Sergio Leone se había empapado de los clásicos hasta metabolizarlos. A Akira Kurosawa lo saqueó sin piedad. Era una época propicia para el robo. En un mundo aún no interconectado, las películas, con suerte, se veían una sola vez. El atraco no fue perfecto: la productora de Kurosawa lo denunció por plagiar Yojimbo. Tuvo que ceder el quince por ciento de la recaudación mundial de Por un puñado… al japonés.
Más allá de latrocinios, Leone entregó una obra inclasificable que combinaba la desmitificación del western –la película era amoral, grasienta, sucia, polvorienta, preñada de rostros macilentos, sin afeitar y con la dentadura carcomida— con unos encuadres arrebatadores que alternaban primerísimos primeros planos con planos generales, a veces incluso dentro de la misma imagen. Todo ello narrado con una contenida ironía que confundía a la audiencia: ¿estaba viendo un drama o una comedia?, ¿aquello iba en serio o era una gigantesca burla?
El tándem Leone-Eastwood redoblaría la apuesta, con mayor éxito aún de crítica y público, en Por unos dólares más/La muerte tenía un precio, con el añadido de un Lee Van Cleef que también se abonó un año más tarde a tocar el cielo con El bueno, el malo y el feo, quintaesencia del estilo Leone. Eli Wallach completaría la triada que da título al filme.
El italiano dispuso de un presupuesto más holgado para contar la historia épica que tenía en su cabeza, aunque no se acercaba a los parámetros monetarios de Hollywood. Por ello, tuvo que volver a los paisajes españoles –los costes en la subdesarrollada España de los sesenta suponían un veinticinco por ciento de ahorro con respecto a Italia—. Además, contó con la generosísima ayuda de la dictadura de Franco: el ejército le construyó un puente (en realidad, dos: una confusión hizo que volaran el primero cuando las cámaras aún no estaban rodando); fabricó las miles de tumbas del cementerio donde culmina la película y prestó a sus soldados para ser utilizados como extras. Antes de anatemizar a Leone por blanquear el fascismo, conviene recordar que en unos días medio planeta estará animando a unos futbolistas que competirán en una tiranía absolutista, misógina y homófoba.

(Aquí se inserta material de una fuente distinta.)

# lyuchenyang/Macaw-LLM

Measured on NVIDIA H100. Metric: multimodal prefill tokens/sec (img+audio+text->LLaMA), higher is better.
Workload: dtype fp16

## Files before the change

### macaw-llm_b200/csrc/gemm_wgmma.cu

```cuda
#include "common.cuh"
#include "ptx.cuh"
#include "../../include/macaw_b200.h"
#include <stdlib.h>

namespace mm {

struct GemmKParams {
  int M, N, K, batch, batch2;
  int m_tiles, n_tiles, num_k;
  int b_shared, b2_shared;
  void* C;
  long long ldc, c_bs, c_bs2;
  int c_fp32;
  int act;
  float alpha;
  const bf16* bias;
  long long bias_bs;
  const float* row_scale;
  const bf16* residual;
  long long ldr, r_bs, r_bs2;
  int res_row_mod;
  const float* rope_cos;
  const float* rope_sin;
  int rope_T, rope_cols;
// ... 589 lines not shown
            phase ^= 1;
          }
        }
      }
    }
    return;
  }

  const int q = warp & 3;
  const float* srow = sC + (q * 32 + lane) * LDS;
  if (EWG && warp >= 8) {
    if constexpr (EWG) setmaxnreg_inc<168>();
    GemmWork wk;
    for (int it = 0; gemm_work(p, worker, n_workers, total_tiles, it, wk); ++it) {
      const TileCoord t = tile_coord(wk.tile, p, m_units);
      const float rs = epi_row_scale(p, t, t.m_blk * kBlockM + q * 32 + lane);
      mbar_wait(staging_full, it & 1);
      for (int half = 0; half < 2; ++half) gemm_epilogue<BN, EPI>(p, t, wk, srow, rs, q, lane, half, q + 4 * half, worker, n_workers);
      mbar_arrive(staging_empty);
    }
    return;
  }

  if constexpr (EWG) setmaxnreg_inc<152>();
  const int wg = warp >> 2;
  int stage = 0;
  uint32_t phase = 0;
  GemmWork wk;
  for (int it = 0; gemm_work(p, worker, n_workers, total_tiles, it, wk); ++it) {
    const TileCoord t = tile_coord(wk.tile, p, m_units);
    {
      float acc[BN / 2];
#pragma unroll
      for (int i = 0; i < BN / 2; ++i) acc[i] = 0.f;
      int prev = -1;
      for (int kb = wk.kb0; kb < wk.kb1; ++kb) {
        mbar_wait(&full_bar[stage], phase);
        const uint32_t a_addr = smem_u32(sA + stage * kABytes) + wg * 8192;
        const uint32_t b_addr = smem_u32(sB + stage * B_BYTES);
        const uint64_t a_desc = make_sdesc_sw128(a_addr, A_MN ? 8192 : 16, 1024);
        const uint64_t b_desc = make_sdesc_sw128(b_addr, B_MN ? 8192 : 16, 1024);
        wgmma_fence();
#pragma unroll
        for (int kk = 0; kk < kBlockK / 16; ++kk)
          wgmma_tile<BN, F16, A_MN ? 1 : 0, B_MN ? 1 : 0>(acc, a_desc + static_cast<uint64_t>(A_MN ? kk * 128 : kk * 2),
                                                         b_desc + static_cast<uint64_t>(B_MN ? kk * 128 : kk * 2));
        wgmma_commit();
        wgmma_wait<1>();
        if (prev >= 0) {
          __syncwarp();
          if (lane == 0) mbar_arrive(&empty_bar[prev]);
        }
        prev = stage;
        if (++stage == STAGES) {
          stage = 0;
          phase ^= 1;
        }
      }
      wgmma_wait<0>();
      fence_regs(acc);
      __syncwarp();
      if (lane == 0) mbar_arrive(&empty_bar[prev]);
      if constexpr (EWG) mbar_wait(staging_empty, (it & 1) ^ 1);
      else consumer_sync();
      const int r0 = wg * 64 + q * 16 + (lane >> 2);
      const int c0 = 2 * (lane & 3);
#pragma unroll
      for (int j = 0; j < BN / 8; ++j) {
        *reinterpret_cast<float2*>(sC + r0 * LDS + 8 * j + c0) = make_float2(acc[4 * j], acc[4 * j + 1]);
        *reinterpret_cast<float2*>(sC + (r0 + 8) * LDS + 8 * j + c0) = make_float2(acc[4 * j + 2], acc[4 * j + 3]);
      }
      if constexpr (EWG) {
        mbar_arrive(staging_full);
        continue;
      }
      consumer_sync();
    }
    const int half = warp >> 2;
    const float rs = wk.role == 1 ? 1.0f : epi_row_scale(p, t, t.m_blk * kBlockM + q * 32 + lane);
    gemm_epilogue<BN, EPI>(p, t, wk, srow, rs, q, lane, half, warp, worker, n_workers);
  }
}

typedef CUresult (*EncodeTiledFn)(CUtensorMap*, CUtensorMapDataType, cuuint32_t, void*, const cuuint64_t*,
                                  const cuuint64_t*, const cuuint32_t*, const cuuint32_t*, CUtensorMapInterleave,
                                  CUtensorMapSwizzle, CUtensorMapL2promotion, CUtensorMapFloatOOBfill);

static EncodeTiledFn get_encode_fn() {
  static EncodeTiledFn fn = nullptr;
  if (fn == nullptr) {
    void* p = nullptr;
    cudaDriverEntryPointQueryResult q;
    if (cudaGetDriverEntryPoint("cuTensorMapEncodeTiled", &p, cudaEnableDefault, &q) == cudaSuccess &&
        q == cudaDriverEntryPointSuccess)
      fn = reinterpret_cast<EncodeTiledFn>(p);
  }
  return fn;
}

int make_map(CUtensorMap* m, const void* ptr, uint64_t inner, uint64_t rows, uint64_t batch, uint64_t batch2,
             int64_t ld, int64_t bs, int64_t bs2, uint32_t box_rows) {
  EncodeTiledFn fn = get_encode_fn();
  if (fn == nullptr) {
    set_error("cuTensorMapEncodeTiled entry point unavailable (no CUDA driver?)");
    return 1;
  }
  cuuint64_t dims[4] = {inner, rows, batch, batch2};
  if (bs <= 0) bs = static_cast<int64_t>(rows) * ld;
  if (bs2 <= 0) bs2 = static_cast<int64_t>(batch) * bs;
  cuuint64_t strides[3] = {static_cast<cuuint64_t>(ld) * 2, static_cast<cuuint64_t>(bs) * 2,
                           static_cast<cuuint64_t>(bs2) * 2};
  cuuint32_t box[4] = {64, box_rows, 1, 1};
  cuuint32_t estr[4] = {1, 1, 1, 1};
  CUresult r = fn(m, CU_TENSOR_MAP_DATA_TYPE_BFLOAT16, 4, const_cast<void*>(ptr), dims, strides, box, estr,
                  CU_TENSOR_MAP_INTERLEAVE_NONE, CU_TENSOR_MAP_SWIZZLE_128B, CU_TENSOR_MAP_L2_PROMOTION_L2_256B,
                  CU_TENSOR_MAP_FLOAT_OOB_FILL_NONE);
  if (r != CUDA_SUCCESS) {
    set_error("cuTensorMapEncodeTiled failed (%d): ptr=%p dims={%llu,%llu,%llu,%llu} ld=%lld bs=%lld bs2=%lld box_rows=%u",
              static_cast<int>(r), ptr, (unsigned long long)inner, (unsigned long long)rows,
              (unsigned long long)batch, (unsigned long long)batch2, (long long)ld, (long long)bs, (long long)bs2,
              box_rows);
    return 1;
  }
  return 0;
}


static int& streamk_mode() {
  static int mode = []() { const char* e = getenv("MACAW_B200_GEMM_STREAMK"); const int v = e ? atoi(e) : 1; return v < 0 || v > 2 ? 1 : v; }();
  return mode;
}

static int& overlap_mode() {
  static int mode = []() { const char* e = getenv("MACAW_B200_GEMM_OVERLAP"); const int v = e ? atoi(e) : 1; return v < 0 || v > 1 ? 1 : v; }();
  return mode;
}

template <int BN, int EPI, bool B_MN, bool A_MN = false>
static int launch_gemm(const CUtensorMap& ta, const CUtensorMap& tb, const GemmKParams& p, bool f16, bool ewg,
                       cudaStream_t st) {
  if (ewg && p.sk_tiles != 0) {
    set_error("mm_gemm_fwd: the epilogue-warpgroup kernel takes no stream-K tail");
    return 1;
  }
  static bool attr_set[2][2][kMaxDevices] = {};
  constexpr size_t smem = gemm_smem_bytes(BN);
  auto kern = f16 ? (ewg ? gemm_bf16_kernel<BN, EPI, B_MN, A_MN, true, true> : gemm_bf16_kernel<BN, EPI, B_MN, A_MN, true, false>)
                  : (ewg ? gemm_bf16_kernel<BN, EPI, B_MN, A_MN, false, true> : gemm_bf16_kernel<BN, EPI, B_MN, A_MN, false, false>);
  if (int rc = ensure_smem_attr(kern, smem, attr_set[f16 ? 1 : 0][ewg ? 1 : 0], "mm_gemm_fwd")) return rc;
  const int total = p.batch * p.batch2 * p.m_tiles * p.n_tiles;
  const int grid = (total < num_sms() && p.sk_tiles == 0) ? total : num_sms();
  cudaError_t e = launch_kernel(kern, dim3(grid), dim3(ewg ? kGemmThreadsEwg : kGemmThreads), smem, st, 1, ta, tb, p);
  if (e != cudaSuccess) {
    set_error("mm_gemm_fwd: launch failed: %s", cudaGetErrorString(e));
    return 2;
  }
  return check_launch("mm_gemm_fwd");
}

}

using namespace mm;
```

Todo lo que estaba presente en las dos primeras entregas se encuentra en El bueno, el malo y el feo en un modo superlativo. La cámara de Leone demostró moverse con igual soltura entre centenares de figurantes y escenarios grandiosos, a la vez que seguía firmando majestuosos primeros planos coreografiados con la música de un Ennio Morricone que definitivamente puso patas arribas el ecosistema de las bandas sonoras.
El alargamiento del tempo narrativo llega en El bueno… a su ejemplo más refinado. A Leone le interesaba más la liturgia de la violencia que esta en sí misma. Sabía que la acción elimina el suspense y, por tanto, la emoción. En sus películas no hay ensaladas de disparos, porque lo que importa es el proceso hasta llegar a ese tiro de gracia. El duelo final es el máximo ejemplo: cuatro minutos y medio y setenta planos silentes de los personajes en tensa espera que se resuelven con un solo disparo (en el cine mainstream de acción actual la proporción sería a la inversa; queda al criterio del espectador qué opción cinemática le seduce más). Para reforzar la sacralidad del enfrentamiento, sitúa a los duelistas en un cementerio travestido de arena de circo romano, solo que los espectadores no son abotargados patricios sino las miles de cruces que rodean el foso del camposanto. De la mística del lugar da idea el modesto pero emotivo documental Desenterrando Sad Hill, disponible en Netflix.
Frente al esquematismo de los caracteres de sus anteriores películas, más propio del comic que del cine, Leone introduce aquí a un personaje hasta ese momento inédito en su filmografía: Tuco, el feo del trío protagonista: un ladrón de poca monta, miserable y fanfarrón, codicioso, cobarde y traidor, canalla y mentiroso, pero invariablemente simpático y entrañable. A diferencia del laconismo que preside la galería de criaturas Leone, Tuco es verborreico y exagerado. Es la antítesis del hombre sin nombre Eastwood, el bueno, un solitario del que no se sabe ni de dónde viene ni hacia qué lugar se dirige ni cuáles son las motivaciones de su conducta. El director muestra su predilección por Tuco al otorgarle una historia, una trayectoria vital que explica su conducta, le confiere humanidad al concederle un pasado.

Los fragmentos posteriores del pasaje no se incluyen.